[Start of section]
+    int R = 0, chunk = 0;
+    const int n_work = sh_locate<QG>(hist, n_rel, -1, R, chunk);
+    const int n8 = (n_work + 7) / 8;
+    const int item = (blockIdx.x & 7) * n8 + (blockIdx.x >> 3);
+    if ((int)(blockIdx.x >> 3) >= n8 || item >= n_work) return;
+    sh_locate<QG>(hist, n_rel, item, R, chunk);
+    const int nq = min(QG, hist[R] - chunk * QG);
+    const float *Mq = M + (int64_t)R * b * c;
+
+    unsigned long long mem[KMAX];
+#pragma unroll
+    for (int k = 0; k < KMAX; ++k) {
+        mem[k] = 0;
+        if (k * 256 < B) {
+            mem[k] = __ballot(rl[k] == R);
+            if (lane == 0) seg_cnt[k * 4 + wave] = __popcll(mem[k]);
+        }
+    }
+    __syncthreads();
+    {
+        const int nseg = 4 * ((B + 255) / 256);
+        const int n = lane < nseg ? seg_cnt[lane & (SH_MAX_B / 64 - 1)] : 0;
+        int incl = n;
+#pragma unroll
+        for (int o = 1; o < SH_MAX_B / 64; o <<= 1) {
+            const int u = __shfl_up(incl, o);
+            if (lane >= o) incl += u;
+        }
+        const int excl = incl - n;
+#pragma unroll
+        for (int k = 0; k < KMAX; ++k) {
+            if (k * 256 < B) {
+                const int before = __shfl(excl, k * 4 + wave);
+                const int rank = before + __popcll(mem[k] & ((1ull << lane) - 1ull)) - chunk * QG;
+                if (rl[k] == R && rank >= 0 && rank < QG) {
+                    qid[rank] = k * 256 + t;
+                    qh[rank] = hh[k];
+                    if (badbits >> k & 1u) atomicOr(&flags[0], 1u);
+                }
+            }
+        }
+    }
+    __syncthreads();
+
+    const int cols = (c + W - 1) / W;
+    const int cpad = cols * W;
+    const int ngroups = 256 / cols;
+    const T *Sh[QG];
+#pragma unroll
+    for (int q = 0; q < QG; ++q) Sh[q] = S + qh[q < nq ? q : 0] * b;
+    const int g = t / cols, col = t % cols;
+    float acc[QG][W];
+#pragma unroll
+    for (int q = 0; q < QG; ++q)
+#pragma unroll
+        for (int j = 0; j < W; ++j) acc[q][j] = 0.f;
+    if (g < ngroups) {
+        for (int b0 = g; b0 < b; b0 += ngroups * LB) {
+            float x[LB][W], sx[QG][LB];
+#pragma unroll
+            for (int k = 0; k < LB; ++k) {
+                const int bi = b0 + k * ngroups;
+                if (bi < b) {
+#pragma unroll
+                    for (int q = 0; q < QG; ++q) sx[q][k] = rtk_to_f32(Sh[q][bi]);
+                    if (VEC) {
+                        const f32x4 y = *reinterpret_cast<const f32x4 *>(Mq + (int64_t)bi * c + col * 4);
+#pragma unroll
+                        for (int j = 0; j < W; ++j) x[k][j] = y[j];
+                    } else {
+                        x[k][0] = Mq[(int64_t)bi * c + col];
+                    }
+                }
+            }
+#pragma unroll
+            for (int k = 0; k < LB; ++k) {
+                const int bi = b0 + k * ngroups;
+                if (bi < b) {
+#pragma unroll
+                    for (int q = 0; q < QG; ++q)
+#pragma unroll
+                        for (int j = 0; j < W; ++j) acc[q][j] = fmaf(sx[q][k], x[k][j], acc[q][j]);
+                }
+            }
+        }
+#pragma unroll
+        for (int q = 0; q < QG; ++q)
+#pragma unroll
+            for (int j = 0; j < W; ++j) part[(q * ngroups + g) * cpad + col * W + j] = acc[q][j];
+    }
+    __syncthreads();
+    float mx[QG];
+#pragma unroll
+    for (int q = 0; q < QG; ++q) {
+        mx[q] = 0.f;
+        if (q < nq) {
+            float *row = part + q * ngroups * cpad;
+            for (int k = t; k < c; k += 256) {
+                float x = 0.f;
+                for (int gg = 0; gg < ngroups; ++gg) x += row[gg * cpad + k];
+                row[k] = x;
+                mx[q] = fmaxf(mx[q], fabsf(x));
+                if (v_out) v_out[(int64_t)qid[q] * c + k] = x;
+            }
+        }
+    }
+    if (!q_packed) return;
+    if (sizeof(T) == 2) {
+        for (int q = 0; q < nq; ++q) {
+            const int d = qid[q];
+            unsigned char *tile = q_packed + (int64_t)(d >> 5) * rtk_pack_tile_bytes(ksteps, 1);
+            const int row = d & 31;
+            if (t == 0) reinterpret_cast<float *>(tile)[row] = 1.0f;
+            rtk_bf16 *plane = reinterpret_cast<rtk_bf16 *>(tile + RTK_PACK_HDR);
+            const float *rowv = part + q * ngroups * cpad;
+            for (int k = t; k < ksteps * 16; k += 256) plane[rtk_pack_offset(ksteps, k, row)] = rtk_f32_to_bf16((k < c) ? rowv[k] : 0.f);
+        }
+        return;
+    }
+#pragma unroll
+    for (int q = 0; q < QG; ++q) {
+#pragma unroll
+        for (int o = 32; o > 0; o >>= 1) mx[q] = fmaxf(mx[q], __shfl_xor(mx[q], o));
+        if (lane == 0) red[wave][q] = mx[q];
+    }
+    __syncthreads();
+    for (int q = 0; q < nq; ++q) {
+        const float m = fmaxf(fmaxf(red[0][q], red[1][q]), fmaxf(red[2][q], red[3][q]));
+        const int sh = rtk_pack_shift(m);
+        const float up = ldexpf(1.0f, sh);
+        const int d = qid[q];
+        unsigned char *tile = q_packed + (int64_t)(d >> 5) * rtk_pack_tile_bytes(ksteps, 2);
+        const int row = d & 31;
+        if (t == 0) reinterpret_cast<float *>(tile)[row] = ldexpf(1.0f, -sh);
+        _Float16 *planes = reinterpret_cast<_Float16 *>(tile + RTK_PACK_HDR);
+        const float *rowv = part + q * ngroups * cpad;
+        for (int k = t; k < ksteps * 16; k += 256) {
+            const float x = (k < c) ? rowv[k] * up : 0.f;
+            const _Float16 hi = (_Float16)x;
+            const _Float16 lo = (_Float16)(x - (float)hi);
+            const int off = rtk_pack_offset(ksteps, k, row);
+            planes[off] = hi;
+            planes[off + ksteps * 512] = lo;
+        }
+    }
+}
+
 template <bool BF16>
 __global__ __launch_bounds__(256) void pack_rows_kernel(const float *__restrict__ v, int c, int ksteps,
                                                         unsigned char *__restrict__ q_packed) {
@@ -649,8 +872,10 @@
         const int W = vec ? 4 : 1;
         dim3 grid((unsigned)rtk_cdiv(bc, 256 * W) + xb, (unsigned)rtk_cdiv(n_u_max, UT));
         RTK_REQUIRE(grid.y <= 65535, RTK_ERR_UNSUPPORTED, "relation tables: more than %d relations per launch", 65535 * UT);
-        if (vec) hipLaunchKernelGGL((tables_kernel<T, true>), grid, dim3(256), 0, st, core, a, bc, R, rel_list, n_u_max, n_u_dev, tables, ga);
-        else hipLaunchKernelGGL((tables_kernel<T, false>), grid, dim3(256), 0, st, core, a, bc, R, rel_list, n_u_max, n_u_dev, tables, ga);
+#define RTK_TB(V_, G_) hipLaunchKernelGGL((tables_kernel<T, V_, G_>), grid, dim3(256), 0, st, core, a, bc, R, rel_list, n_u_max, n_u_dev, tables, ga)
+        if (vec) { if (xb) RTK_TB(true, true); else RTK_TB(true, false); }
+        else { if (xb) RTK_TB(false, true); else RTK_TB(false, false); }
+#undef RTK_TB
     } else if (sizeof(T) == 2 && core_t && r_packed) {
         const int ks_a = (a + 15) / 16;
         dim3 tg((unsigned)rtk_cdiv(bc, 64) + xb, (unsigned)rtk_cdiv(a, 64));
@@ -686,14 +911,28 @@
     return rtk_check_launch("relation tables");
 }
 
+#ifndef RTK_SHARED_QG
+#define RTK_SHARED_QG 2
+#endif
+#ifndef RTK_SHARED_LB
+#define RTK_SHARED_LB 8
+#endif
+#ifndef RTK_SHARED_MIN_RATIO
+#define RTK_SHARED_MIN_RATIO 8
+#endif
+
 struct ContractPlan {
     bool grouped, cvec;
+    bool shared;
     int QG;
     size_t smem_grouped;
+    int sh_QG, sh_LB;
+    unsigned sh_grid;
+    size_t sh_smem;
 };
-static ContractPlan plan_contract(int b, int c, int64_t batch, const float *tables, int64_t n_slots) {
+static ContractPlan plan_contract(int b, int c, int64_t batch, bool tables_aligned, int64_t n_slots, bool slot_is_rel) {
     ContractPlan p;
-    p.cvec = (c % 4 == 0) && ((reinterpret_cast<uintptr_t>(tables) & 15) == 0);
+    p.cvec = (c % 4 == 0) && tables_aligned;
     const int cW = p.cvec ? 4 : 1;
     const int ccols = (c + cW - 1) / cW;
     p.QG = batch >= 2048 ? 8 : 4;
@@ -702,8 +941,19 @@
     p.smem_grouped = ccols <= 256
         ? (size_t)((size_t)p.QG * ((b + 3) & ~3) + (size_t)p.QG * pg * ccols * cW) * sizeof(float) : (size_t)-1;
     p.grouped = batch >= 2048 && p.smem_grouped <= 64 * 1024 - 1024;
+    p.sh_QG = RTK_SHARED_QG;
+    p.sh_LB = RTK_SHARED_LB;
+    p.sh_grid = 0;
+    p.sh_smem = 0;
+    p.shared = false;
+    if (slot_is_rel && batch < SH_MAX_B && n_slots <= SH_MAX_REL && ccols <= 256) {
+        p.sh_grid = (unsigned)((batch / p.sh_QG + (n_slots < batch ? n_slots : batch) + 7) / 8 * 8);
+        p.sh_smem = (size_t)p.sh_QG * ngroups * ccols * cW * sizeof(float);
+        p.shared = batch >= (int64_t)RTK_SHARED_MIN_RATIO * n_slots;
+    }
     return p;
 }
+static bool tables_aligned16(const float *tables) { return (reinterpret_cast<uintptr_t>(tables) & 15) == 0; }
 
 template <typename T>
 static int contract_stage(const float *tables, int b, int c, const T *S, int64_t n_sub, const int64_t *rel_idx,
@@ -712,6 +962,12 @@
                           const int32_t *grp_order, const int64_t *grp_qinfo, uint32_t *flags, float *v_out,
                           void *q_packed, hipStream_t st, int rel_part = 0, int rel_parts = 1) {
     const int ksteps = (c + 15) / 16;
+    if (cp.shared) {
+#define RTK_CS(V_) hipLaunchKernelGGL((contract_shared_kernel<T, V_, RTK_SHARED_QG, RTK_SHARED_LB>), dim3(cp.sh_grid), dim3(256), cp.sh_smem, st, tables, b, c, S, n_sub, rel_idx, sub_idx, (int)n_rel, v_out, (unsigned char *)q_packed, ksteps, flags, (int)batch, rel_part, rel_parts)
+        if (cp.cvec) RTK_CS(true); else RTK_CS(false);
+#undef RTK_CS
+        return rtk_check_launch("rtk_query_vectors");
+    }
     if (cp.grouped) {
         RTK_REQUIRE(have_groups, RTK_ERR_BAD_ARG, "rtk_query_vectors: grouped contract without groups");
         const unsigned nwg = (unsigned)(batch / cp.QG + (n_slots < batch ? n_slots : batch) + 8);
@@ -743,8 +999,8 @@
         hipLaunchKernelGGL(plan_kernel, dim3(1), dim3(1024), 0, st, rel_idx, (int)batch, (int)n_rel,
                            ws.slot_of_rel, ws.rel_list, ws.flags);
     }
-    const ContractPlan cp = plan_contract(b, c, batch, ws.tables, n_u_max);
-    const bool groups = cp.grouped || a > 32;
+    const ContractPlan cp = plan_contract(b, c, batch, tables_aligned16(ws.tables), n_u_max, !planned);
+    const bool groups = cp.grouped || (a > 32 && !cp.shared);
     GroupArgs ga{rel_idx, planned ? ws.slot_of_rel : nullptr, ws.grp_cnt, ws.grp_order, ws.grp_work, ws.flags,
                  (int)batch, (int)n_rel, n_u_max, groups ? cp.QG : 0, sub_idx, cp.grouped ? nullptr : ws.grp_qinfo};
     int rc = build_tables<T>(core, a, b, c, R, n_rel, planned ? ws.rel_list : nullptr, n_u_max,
[End of section]
[Start of section]
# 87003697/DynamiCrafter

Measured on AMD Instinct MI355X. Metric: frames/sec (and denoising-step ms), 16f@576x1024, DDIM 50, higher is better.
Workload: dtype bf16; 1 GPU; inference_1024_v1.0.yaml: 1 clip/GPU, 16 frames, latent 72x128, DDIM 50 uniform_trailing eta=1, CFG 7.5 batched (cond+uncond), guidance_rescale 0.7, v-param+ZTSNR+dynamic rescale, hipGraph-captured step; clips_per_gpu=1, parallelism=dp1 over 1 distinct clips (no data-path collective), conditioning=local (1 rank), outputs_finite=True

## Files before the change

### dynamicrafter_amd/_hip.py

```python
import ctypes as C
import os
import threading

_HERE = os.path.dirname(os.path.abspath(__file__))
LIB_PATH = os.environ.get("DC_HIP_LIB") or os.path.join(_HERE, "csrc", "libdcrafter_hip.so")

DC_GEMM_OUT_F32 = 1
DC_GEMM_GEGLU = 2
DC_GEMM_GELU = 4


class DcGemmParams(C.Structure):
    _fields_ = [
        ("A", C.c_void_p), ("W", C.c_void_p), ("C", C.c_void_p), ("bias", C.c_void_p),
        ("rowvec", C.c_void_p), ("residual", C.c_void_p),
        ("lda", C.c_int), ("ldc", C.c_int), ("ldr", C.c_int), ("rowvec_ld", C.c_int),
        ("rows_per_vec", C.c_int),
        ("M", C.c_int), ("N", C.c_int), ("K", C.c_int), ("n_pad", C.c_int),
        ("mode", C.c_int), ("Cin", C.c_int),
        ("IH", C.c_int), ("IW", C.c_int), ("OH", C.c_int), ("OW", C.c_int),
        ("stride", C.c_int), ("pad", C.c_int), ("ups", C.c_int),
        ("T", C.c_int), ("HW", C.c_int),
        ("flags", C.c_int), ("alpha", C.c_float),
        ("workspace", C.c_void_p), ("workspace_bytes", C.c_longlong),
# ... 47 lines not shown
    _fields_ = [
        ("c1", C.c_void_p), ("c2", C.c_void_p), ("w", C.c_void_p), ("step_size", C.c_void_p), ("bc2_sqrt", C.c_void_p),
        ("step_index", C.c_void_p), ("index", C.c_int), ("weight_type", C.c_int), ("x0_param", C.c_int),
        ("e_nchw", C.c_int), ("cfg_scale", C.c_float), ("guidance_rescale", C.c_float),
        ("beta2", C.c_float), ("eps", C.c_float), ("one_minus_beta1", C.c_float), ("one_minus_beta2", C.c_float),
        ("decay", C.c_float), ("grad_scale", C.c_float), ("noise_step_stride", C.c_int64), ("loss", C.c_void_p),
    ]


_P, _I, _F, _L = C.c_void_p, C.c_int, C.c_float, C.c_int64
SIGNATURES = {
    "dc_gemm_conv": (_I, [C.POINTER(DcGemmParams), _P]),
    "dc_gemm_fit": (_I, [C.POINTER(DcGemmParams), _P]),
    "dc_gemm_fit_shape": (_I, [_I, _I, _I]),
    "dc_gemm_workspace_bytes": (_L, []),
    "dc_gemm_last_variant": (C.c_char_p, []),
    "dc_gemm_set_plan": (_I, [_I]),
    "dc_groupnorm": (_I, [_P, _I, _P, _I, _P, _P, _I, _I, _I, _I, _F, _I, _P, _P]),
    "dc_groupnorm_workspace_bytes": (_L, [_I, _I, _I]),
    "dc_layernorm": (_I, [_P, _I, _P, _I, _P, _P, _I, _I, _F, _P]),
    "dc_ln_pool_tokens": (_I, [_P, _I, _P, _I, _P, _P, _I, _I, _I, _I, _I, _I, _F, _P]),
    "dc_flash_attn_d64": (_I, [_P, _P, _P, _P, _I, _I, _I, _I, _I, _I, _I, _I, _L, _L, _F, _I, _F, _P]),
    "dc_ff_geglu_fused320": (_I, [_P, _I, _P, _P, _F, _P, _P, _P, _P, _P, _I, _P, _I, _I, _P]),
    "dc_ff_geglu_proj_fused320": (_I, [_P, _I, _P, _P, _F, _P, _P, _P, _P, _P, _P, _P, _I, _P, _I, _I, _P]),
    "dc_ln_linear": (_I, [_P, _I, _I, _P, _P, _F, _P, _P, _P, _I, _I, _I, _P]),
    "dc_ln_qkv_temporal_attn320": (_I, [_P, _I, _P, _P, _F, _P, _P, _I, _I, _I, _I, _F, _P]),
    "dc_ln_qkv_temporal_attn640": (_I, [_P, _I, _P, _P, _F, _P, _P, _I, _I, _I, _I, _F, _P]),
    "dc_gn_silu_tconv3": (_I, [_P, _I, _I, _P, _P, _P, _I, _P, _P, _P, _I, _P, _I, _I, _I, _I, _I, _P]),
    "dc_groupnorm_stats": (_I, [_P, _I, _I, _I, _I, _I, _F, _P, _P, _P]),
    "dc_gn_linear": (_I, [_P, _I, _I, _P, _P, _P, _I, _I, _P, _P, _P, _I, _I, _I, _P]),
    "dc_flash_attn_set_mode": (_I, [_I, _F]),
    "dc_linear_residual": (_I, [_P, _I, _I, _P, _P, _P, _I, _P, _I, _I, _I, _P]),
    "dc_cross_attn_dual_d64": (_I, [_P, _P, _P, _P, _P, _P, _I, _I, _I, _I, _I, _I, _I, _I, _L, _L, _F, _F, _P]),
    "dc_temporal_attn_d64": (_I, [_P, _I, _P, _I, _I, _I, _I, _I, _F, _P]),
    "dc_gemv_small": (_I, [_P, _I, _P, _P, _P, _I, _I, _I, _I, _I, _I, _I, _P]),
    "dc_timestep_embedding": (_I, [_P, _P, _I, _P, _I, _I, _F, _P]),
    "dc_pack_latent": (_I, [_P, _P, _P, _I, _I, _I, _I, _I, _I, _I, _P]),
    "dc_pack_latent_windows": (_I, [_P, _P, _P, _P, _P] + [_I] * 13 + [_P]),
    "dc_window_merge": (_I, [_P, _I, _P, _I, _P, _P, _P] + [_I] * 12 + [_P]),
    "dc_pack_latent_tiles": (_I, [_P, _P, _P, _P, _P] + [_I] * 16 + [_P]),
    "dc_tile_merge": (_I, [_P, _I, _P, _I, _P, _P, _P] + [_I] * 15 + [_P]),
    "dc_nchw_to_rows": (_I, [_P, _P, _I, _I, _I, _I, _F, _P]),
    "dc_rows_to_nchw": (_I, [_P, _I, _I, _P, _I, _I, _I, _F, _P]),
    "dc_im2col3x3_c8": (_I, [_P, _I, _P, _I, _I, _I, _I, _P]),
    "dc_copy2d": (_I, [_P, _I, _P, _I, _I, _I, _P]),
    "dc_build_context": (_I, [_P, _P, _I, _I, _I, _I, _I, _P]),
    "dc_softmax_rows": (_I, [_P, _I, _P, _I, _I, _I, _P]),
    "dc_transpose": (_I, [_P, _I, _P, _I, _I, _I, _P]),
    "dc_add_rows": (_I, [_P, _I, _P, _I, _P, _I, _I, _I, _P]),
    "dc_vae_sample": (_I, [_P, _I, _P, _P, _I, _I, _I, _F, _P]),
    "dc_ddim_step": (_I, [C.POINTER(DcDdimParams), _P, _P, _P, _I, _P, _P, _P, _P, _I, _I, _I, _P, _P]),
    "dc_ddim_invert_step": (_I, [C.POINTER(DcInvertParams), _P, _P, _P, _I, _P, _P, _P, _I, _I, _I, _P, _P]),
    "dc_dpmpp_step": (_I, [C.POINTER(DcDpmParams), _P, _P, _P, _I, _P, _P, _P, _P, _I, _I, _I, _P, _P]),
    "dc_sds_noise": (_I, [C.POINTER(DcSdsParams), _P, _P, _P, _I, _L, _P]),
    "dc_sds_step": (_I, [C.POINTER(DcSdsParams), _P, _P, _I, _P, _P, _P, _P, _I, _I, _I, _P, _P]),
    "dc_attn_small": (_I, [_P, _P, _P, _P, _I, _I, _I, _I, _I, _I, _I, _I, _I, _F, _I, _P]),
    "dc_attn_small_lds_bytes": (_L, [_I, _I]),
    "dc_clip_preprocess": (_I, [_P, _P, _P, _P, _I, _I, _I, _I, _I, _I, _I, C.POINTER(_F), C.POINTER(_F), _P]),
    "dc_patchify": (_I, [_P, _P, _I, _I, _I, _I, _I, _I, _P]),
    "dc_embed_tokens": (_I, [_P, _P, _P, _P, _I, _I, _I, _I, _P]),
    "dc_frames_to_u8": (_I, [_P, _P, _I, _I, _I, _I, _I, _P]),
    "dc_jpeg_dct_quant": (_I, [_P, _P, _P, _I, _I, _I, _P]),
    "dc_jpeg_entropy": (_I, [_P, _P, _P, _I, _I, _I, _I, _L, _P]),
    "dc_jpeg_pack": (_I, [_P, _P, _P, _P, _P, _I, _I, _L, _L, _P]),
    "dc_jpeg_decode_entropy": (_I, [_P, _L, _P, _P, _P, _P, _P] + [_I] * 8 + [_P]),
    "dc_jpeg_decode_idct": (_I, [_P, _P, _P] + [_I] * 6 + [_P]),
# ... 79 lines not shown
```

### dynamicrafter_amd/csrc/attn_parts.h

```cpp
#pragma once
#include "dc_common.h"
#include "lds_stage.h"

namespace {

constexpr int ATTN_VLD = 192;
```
[End of section]
From the listing above, copy every line where the string "template" is found.

◆ **SOLUTION FOR THIS EXERCISE**:
 template <bool BF16>
 template <typename T>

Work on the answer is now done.